If a line in the entries contains the string "WalkTables", include that line in your answer.

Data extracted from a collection
= = = = =
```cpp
size_t walk_spec_lds_bytes(const WalkTables& W, int dtype, int pair) {
  return walk_rows(W.nq, W.nv, W.nA, W.nB, W.nS) * WR_STRIDE * ((dtype == RBD_F64 || pair) ? 8 : 4);
}
bool walk_spec_has(int dtype, int ns, int G, size_t lds_rows_bytes) {
  return (dtype == RBD_F64 || dtype == RBD_F32) && ns >= 1 && ns <= WALK_MAX_STEPS && G >= 1 && G <= 4 && lds_rows_bytes <= 160 * 1024;
}
const char* walk_spec_suffix(int dtype, int pair) { return dtype == RBD_F64 ? "f64" : pair ? "f32x2" : "f32"; }
std::string walk_spec_source(const WalkTables& W, int dtype, int kind, int pair) {
  if (dtype == RBD_F64) pair = 0;
  const size_t lds = walk_spec_lds_bytes(W, dtype, pair);
  if (!walk_spec_has(dtype, W.ns, W.G, lds)) return std::string();
  const char* S = dtype == RBD_F64 ? "double" : "float";
  const char* T = dtype == RBD_F64 ? "double" : pair ? "rbd::f2" : "float";
  const char* sfx = walk_spec_suffix(dtype, pair);
  std::string s;
  char b[1400];
  {
    const char* e = getenv("RBD_TUNE"); const char* k = e ? strstr(e, "spec_variant=") : nullptr;
    if (k && (atol(k + 13) & 32)) s += "#define RBD_WALK_ABLATE_OUT_LOCAL 1\n";
    if (k && (atol(k + 13) & 256)) s += "#define RBD_WALK_NO_STAGE 1\n";
  }
  if (kind == 2) {
    snprintf(b, sizeof b, "// rbd-walk-sim-loop stash-from=a%d\n// rbd-jit-option: -mllvm\n// rbd-jit-option: -disable-machine-licm\n",
             256 - ((dtype == RBD_F64 || pair) ? 2 : 1) * W.ns * WALK_STASH_N);
    s += b;
  }
  s += "// generated by rbd_jit.hip: the walk plan of one mechanism as constants (aba_walk_spec / rnea_walk_spec, rbd_walk.hpp)\n#include \"rbd_walk.hpp\"\nnamespace rbd_walk_tables {\n";
  const int nrec = W.ns * W.G;
  snprintf(b, sizeof b, "__device__ const int32_t RI[%d] __attribute__((aligned(16))) = ", nrec * TI_STRIDE);
  s += b; put_ints(s, W.ri->data(), nrec * TI_STRIDE); s += ";\n";
  snprintf(b, sizeof b, "__device__ const %s RR[%d] = ", S, nrec * TR_STRIDE);
  s += b; put_reals(s, W.rrc->data(), nrec * TR_STRIDE); s += ";\n";
  snprintf(b, sizeof b, "__device__ const int32_t WK[%d] = ", nrec);
  s += b; put_ints(s, W.wk->data(), nrec); s += ";\n";
  const int nch = W.rr ? W.nchain : 0;
  snprintf(b, sizeof b, "__device__ const int32_t CHI[%d] = ", std::max(nch, 1) * 4);
  s += b; if (nch) put_ints(s, W.chain_i->data(), nch * 4); else s += "{0, 0, 0, 0}"; s += ";\n";
  snprintf(b, sizeof b, "__device__ const %s CHR[%d] = ", S, std::max(nch, 1) * 15);
  s += b; if (nch) put_reals(s, W.chain_r->data(), nch * 15); else s += "{0}"; s += ";\n";
  const int n1 = W.mk1 ? (int)W.mk1->size() / 3 : 0, nf = W.mkf ? (int)W.mkf->size() / 2 : 0;
  snprintf(b, sizeof b, "__device__ const int32_t MK1[%d] = ", std::max(3 * n1, 1));
  s += b; if (n1) put_ints(s, W.mk1->data(), 3 * n1); else s += "{0}"; s += ";\n";
  snprintf(b, sizeof b, "__device__ const int32_t MKF[%d] = ", std::max(2 * nf, 1));
  s += b; if (nf) put_ints(s, W.mkf->data(), 2 * nf); else s += "{0}"; s += ";\n";
  int fw = 0, fewest = 1 << 30;
  for (int g = 0; g < W.G; ++g) {
    int n = 0;
    for (int st = 0; st < W.ns; ++st) n += ((*W.ri)[((size_t)st * W.G + g) * TI_STRIDE + TI_W1] >> 16) & TF_VALID ? 1 : 0;
    if (n < fewest) { fewest = n; fw = g; }
  }
  snprintf(b, sizeof b, "struct Plan {\n  static constexpr int NS = %d, G = %d, NQ = %d, NV = %d, MK_N1 = %d, MK_NF = %d, MK_FW = %d;\n  static constexpr unsigned long long SFM_AW = 0x%llxull, SFM_BW = 0x%llxull;\n",
           W.ns, W.G, W.nq, W.nv, n1, nf, fw, (unsigned long long)W.sfm[1], (unsigned long long)W.sfm[3]);
  s += b;
  s += "  static __device__ __forceinline__ rbd::WalkModel model() {\n    rbd::WalkModel M{};\n";
  snprintf(b, sizeof b, "    M.ns = %d; M.G = %d; M.nA = %d; M.nB = %d; M.nS = %d; M.nq = %d; M.nv = %d;\n    M.ri = RI; M.rr = RR; M.wk = WK;\n", W.ns, W.G, W.nA, W.nB, W.nS,
           W.nq, W.nv);
  s += b;
  for (int k = 0; k < 5; ++k) { snprintf(b, sizeof b, "    M.sfm[%d] = 0x%llxull;\n", k, (unsigned long long)W.sfm[k]); s += b; }
  if (nch) {
    snprintf(b, sizeof b, "    M.reroot.nchain = %d; M.reroot.fq = %d; M.reroot.fv = %d; M.reroot.chain_i = CHI; M.reroot.chain_r = CHR;\n", nch, W.fq, W.fv);
    s += b;
    for (int k = 0; k < 12; ++k) { snprintf(b, sizeof b, "    M.reroot.fXp[%d] = %.17g;\n", k, W.fXp[k]); s += b; }
  }
  s += "    return M;\n  }\n};\n}  // namespace rbd_walk_tables\n";
  if (kind == 0 || kind == 2)
    snprintf(b, sizeof b, "extern \"C\" __global__ __launch_bounds__(%d) void aba_walk_%sspec_%s(long B, const %s* q, const %s* v, const %s* tau, const %s* fext,\n"
                          "    %s* vdot, %s* qdot, rbd::Layout Lq, rbd::Layout Lv, rbd::Layout Lf, double gx, double gy, double gz, rbd::MkStage F) {\n"
                          "  __shared__ __align__(16) unsigned char lds[%zu];\n"
                          "  rbd::aba_walk_spec<%s, %s, %s, %s, rbd_walk_tables::Plan, %s>(B, q, v, tau, fext, vdot, qdot, Lq, Lv, Lf, gx, gy, gz, lds, F, rbd_walk_tables::MK1, rbd_walk_tables::MKF);\n}\n",
             64 * W.G, kind == 2 ? "sim_" : "", sfx, S, S, S, S, S, S, lds, T, W.flt ? "true" : "false", W.gen ? "true" : "false", nch ? "true" : "false", kind == 2 ? "true" : "false");
  else
    snprintf(b, sizeof b, "extern \"C\" __global__ __launch_bounds__(%d) void rnea_walk_spec_%s(long B, const %s* q, const %s* v, const %s* vdot, const %s* fext,\n"
                          "    %s* tau, %s* qdot, rbd::Layout Lq, rbd::Layout Lv, rbd::Layout Lf, %s* acc_out, %s* jw_out, double gx, double gy, double gz) {\n"
                          "  __shared__ __align__(16) unsigned char lds[%zu];\n"
                          "  rbd::rnea_walk_spec<%s, %s, %s, rbd_walk_tables::Plan>(B, q, v, vdot, fext, tau, qdot, Lq, Lv, Lf, acc_out, jw_out, gx, gy, gz, lds);\n}\n",
             64 * W.G, sfx, S, S, S, S, S, S, S, S, lds, T, W.flt ? "true" : "false", W.gen ? "true" : "false");
  s += b;
  return s;
}
// ... 291 lines not shown
```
= = = = =
*Response area:*
size_t walk_spec_lds_bytes(const WalkTables& W, int dtype, int pair) {
std::string walk_spec_source(const WalkTables& W, int dtype, int kind, int pair) {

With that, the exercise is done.